@@ -398,44 +447,49 @@
     if (gx >= 0 && gx < p.W && gy >= 0 && gy < p.H) hits[hy][hx] = rays[gx + gy * p.W];
   }
   __syncthreads();
-  if (!inside) return;
-  const int loc = x + y * p.W;
-  const float4 r = hits[2 + ly][2 + lx];
-  bool found = r.w > 0.0f;
-  float nx = 0, ny = 0, nz = 0, angle = 0;
-  const int ox = (int)blockIdx.x * 16 - 2, oy = (int)blockIdx.y * 16 - 2;
-  if (found) found = normal_from_hits_at([&](int qx, int qy) { return hits[qy - oy][qx - ox]; }, x, y, p.W, p.H, p.voxelSize, p.lx, p.ly, p.lz, nx, ny, nz, angle);
-  if (found) {
-    nt_store(&image[loc], grey_pixel(angle));
-    nt_store(&points[loc], make_float4(r.x * p.voxelSize, r.y * p.voxelSize, r.z * p.voxelSize, 1.0f));
-    nt_store(&normals[loc], make_float4(nx, ny, nz, 0.0f));
-  } else {
-    const float4 inv = make_float4(0.0f, 0.0f, 0.0f, -1.0f);
-    nt_store(&points[loc], inv); nt_store(&normals[loc], inv); nt_store(&image[loc], make_uchar4(0, 0, 0, 0));
-  }
+  if (inside) {
+    const int loc = x + y * p.W;
+    const float4 r = hits[2 + ly][2 + lx];
+    bool found = r.w > 0.0f;
+    float nx = 0, ny = 0, nz = 0, angle = 0;
+    const int ox = (int)blockIdx.x * 16 - 2, oy = (int)blockIdx.y * 16 - 2;
+    if (found) found = normal_from_hits_at([&](int qx, int qy) { return hits[qy - oy][qx - ox]; }, x, y, p.W, p.H, p.voxelSize, p.lx, p.ly, p.lz, nx, ny, nz, angle);
+    if (found) {
+      nt_store(&image[loc], grey_pixel(angle));
+      nt_store(&points[loc], make_float4(r.x * p.voxelSize, r.y * p.voxelSize, r.z * p.voxelSize, 1.0f));
+      nt_store(&normals[loc], make_float4(nx, ny, nz, 0.0f));
+    } else {
+      const float4 inv = make_float4(0.0f, 0.0f, 0.0f, -1.0f);
+      nt_store(&points[loc], inv); nt_store(&normals[loc], inv); nt_store(&image[loc], make_uchar4(0, 0, 0, 0));
+    }
+  }
+  if (tiles.slow && blockIdx.x == gridDim.x - 1 && blockIdx.y == gridDim.y - 1) build_tile_order(tiles.slow, tiles.order, tiles.n);
 }
 
 __global__ void __launch_bounds__(256) icp_maps_init_next_kernel(const float4* __restrict__ rays, float4* __restrict__ points, float4* __restrict__ normals,
-                                                                 uchar4* __restrict__ image, RayParams p, float2* __restrict__ range, RenderCounters* __restrict__ rcnt) {
+                                                                 uchar4* __restrict__ image, RayParams p, float2* __restrict__ range, RenderCounters* __restrict__ rcnt,
+                                                                 TileOrderBuild tiles) {
   const int lane = threadIdx.x & 63, wave = threadIdx.x >> 6;
   if (blockIdx.x == 0 && blockIdx.y == 0 && threadIdx.x == 0) { rcnt->noRenderingBlocks = 0; rcnt->renderingBlocksAccepted = -1; }
   const int x = blockIdx.x * 16 + (lane & 15);
   const int y = blockIdx.y * 16 + wave * 4 + (lane >> 4);
-  if (x >= p.W || y >= p.H) return;
-  const int loc = x + y * p.W;
-  range[loc] = make_float2(999999.9f, 0.05f);
-  const float4 r = rays[loc];
-  bool found = r.w > 0.0f;
-  float nx = 0, ny = 0, nz = 0, angle = 0;
-  if (found) found = normal_from_hits(rays, x, y, p.W, p.H, p.voxelSize, p.lx, p.ly, p.lz, nx, ny, nz, angle);
-  if (found) {
-    nt_store(&image[loc], grey_pixel(angle));
-    nt_store(&points[loc], make_float4(r.x * p.voxelSize, r.y * p.voxelSize, r.z * p.voxelSize, 1.0f));
-    nt_store(&normals[loc], make_float4(nx, ny, nz, 0.0f));
-  } else {
-    const float4 inv = make_float4(0.0f, 0.0f, 0.0f, -1.0f);
-    nt_store(&points[loc], inv); nt_store(&normals[loc], inv); nt_store(&image[loc], make_uchar4(0, 0, 0, 0));
-  }
+  if (x < p.W && y < p.H) {
+    const int loc = x + y * p.W;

_Task directions_
From the data, report how many lines hold "tiles", leaving out any other words.

_Reply_
2